Awesome. Thanks for the quick reply. I was reading more about this at the last "tab" at SkillSelect's website, under "reports." From what I understood, they have 1 or 2 rounds per month. So we are talking about a VERY QUICK invitation time.

Therefore, I guess the best would be to have all documents (IELST, police certificates, university transcripts etc.), all ready and translated and the equivalency (assessment) performed BEFORE filling out the EOI, is that correct?

Thank you once again.


----------



## varuni (May 22, 2012)

BlackBelt said:


> Awesome. Thanks for the quick reply. I was reading more about this at the last "tab" at SkillSelect's website, under "reports." From what I understood, they have 1 or 2 rounds per month. So we are talking about a VERY QUICK invitation time.
> 
> Therefore, I guess the best would be to have all documents (IELST, police certificates, university transcripts etc.), all ready and translated and the equivalency (assessment) performed BEFORE filling out the EOI, is that correct?
> 
> Thank you once again.



Hello Blackbelt, 

Let me attempt to throw some light into the process, feel free to shoot any doubts:

The Skilled migration process for 189 Visa:

Step-1: Filing of EoI - An online process where you feed information about your credentials in a SkillSelect website.

Requirements:
1) Skill/Experience needs to be assessed from respective assessment body - For example: If you are a Electrical Engineer, you need to submit for assessment (either CDR or Sydney Accord) to Engineers Australia and have received a skill assessment positive. This REFERENCE NUMBER need to be filled during EoI submission

2) IELTS - Need to appear for General assessment and if you are claiming points for IELTS band score, need the TRF readily available

3) Qualification - Need to be assessed by respective body. Example: For Electrical Engineering, it is Engineers Australia


Step-2: After filing for EoI, based on your claimed points, you will receive an automatic invite to file for a Visa Application

Step-3: While filing Visa application you need to upload the documents as suporting evidence for all your claims in EoI. In simple understanding, if you have claimed IELTS score of 7 band in all modules, you need to upload TRF form. If you fail to do so, your claims are considered falsified and you will be rejected Visa.

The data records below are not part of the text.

+#pragma unroll
+    for (int ks = 0; ks < 2; ++ks) {
+      const int base = hpt * 8 + ((ks * 4 + lg) ^ sw);
+#pragma unroll
+      for (int i = 0; i < FM; ++i) apf[ks][i] = __builtin_bit_cast(bf16x8, hb[base + 8 * i * P]);
+    }
+  };
+  auto tap = [&](int ci, int nci, int hpar, int par, bool fresh, auto t_tag, auto last_tag) {
+    constexpr int t = decltype(t_tag)::value;
+    constexpr bool LAST = decltype(last_tag)::value;
+    const int g = NTAP * ci + t;
+    constexpr int HY = LAST ? 0 : (t == 1 || t == 2 ? NHD + (GN ? 1 : 0) : 0);
+    if ((LAST && g + 1 >= G) || (t == 0 && fresh)) wait_vm<0>();
+    else wait_vm<DPT + HY>();
+    asm volatile("s_waitcnt lgkmcnt(0)" ::: "memory");
+    __builtin_amdgcn_s_barrier();
+    asm volatile("" ::: "memory");
+    if (g + 2 < G) issue_w(rs_w, g + 2, wslot(par, t + 2));
+    else if constexpr (!LAST) issue_w(rs_wn, g + 2 - G, wslot(par, t + 2));
+    auto side = [&]() __attribute__((always_inline)) {
+      if constexpr (!LAST) {
+        if constexpr (t == 0) {
+          if constexpr (GN) load_par(nci);
+          issue_h(nci, 0, NHD, hpar ^ 1);
+        }
+        if constexpr (GN && t == 1) store_par(hpar ^ 1);
+        if constexpr (GN && t >= 3 && t < NTAP - 1) transform(hpar ^ 1, t - 3, t - 2);
+        if constexpr (GN && t == NTAP - 1) transform(hpar ^ 1, NTAP - 4, NHD);
+      }
+    };
+    if (wid_u < NW / 2) side();
+    const uint4* hb = hbuf + hpar * HALO;
+    const uint4* wb = wbuf + wslot(par, t) * WSLOT;
+    if constexpr (t == 0) read_a(hb, 0);
+#pragma unroll
+    for (int ks = 0; ks < 2; ++ks) {
+      bf16x8 bfr[FN];
+#pragma unroll
+      for (int j = 0; j < FN; ++j)
+        bfr[j] = __builtin_bit_cast(bf16x8, wb[swz64(wn * WTN + j * 16 + l16, ks * 4 + lg)]);
+#pragma unroll
+      for (int i = 0; i < FM; ++i)
+#pragma unroll
+        for (int j = 0; j < FN; ++j)
+          acc[i][j] = __builtin_amdgcn_mfma_f32_16x16x32_bf16(apf[ks][i], bfr[j], acc[i][j], 0, 0, 0);
+    }
+    if constexpr (t < NTAP - 1) read_a(hb, t + 1);
+    if (wid_u >= NW / 2) side();
+  };
+  using I0 = std::integral_constant<int, 0>; using I1 = std::integral_constant<int, 1>;
+  using I2 = std::integral_constant<int, 2>; using I3 = std::integral_constant<int, 3>;
+  using I4 = std::integral_constant<int, 4>; using I5 = std::integral_constant<int, 5>;
+  using I6 = std::integral_constant<int, 6>; using I7 = std::integral_constant<int, 7>;
+  using I8 = std::integral_constant<int, 8>;
+  auto chunk = [&](int ci, int nci, int hpar, int par, bool fresh, auto last) {
+    tap(ci, nci, hpar, par, fresh, I0{}, last); tap(ci, nci, hpar, par, fresh, I1{}, last);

In short, if you are claiming points for something, better have that document ready with you before you submit EoI. However, you will not upload anything at the time of EoI. EoI is purely your claim of credentials. The credentials will be verified at the time of Visa application.

Things like police certificates, college transcripts are required only at the time of applying for VISA

Kindly refer to this thread where the process and documents required are listed in detail. http://www.expatforum.com/expats/au...australia/138191-one-more-189-visa-grant.html

Hope I have not confused you. Please feel free to ping for more information.


Varuni


----------



## chandu_799 (Oct 31, 2012)

BlackBelt said:


> Awesome. Thanks for the quick reply. I was reading more about this at the last "tab" at SkillSelect's website, under "reports." From what I understood, they have 1 or 2 rounds per month. So we are talking about a VERY QUICK invitation time.
> 
> Therefore, I guess the best would be to have all documents (IELST, police certificates, university transcripts etc.), all ready and translated and the equivalency (assessment) performed BEFORE filling out the EOI, is that correct?
> 
> Thank you once again.



Yes, the first thing is you need to get positive skill assessment in the nominated occupation.

Skills Assessment and Assessing Authorities - Workers - Visas & Immigration

This take around 5 to 8 week depending on assessing authority and other factors. 
Also have to get IELTS min 6.0 or higher based on your points requirements. 

Others docs like police clearance can wait till you get invitation.


----------



## udayNSW (Mar 22, 2013)

*Need some enlightenment on my EOI application*

Hi Team,

My EOI application is launched in January and my documents has reached NSW office on January 21st 2013,

I have applied for Subclass190 Visa and NSW state sponsorship with 60 points,

When can i expect a invitation??

I am a bit tensed about this,

Can someone enlighten me on this.

Thanks and regards,
K.UdayKumar.:ranger:


----------



## kaivalya (Feb 11, 2015)

udayNSW said:


> Hi Team,
> 
> My EOI application is launched in January and my documents has reached NSW office on January 21st 2013,
> 
> ...


Hi Uday,

OMG. Have you got any invite since 21st January? How long does it take generally to get invite after EOI?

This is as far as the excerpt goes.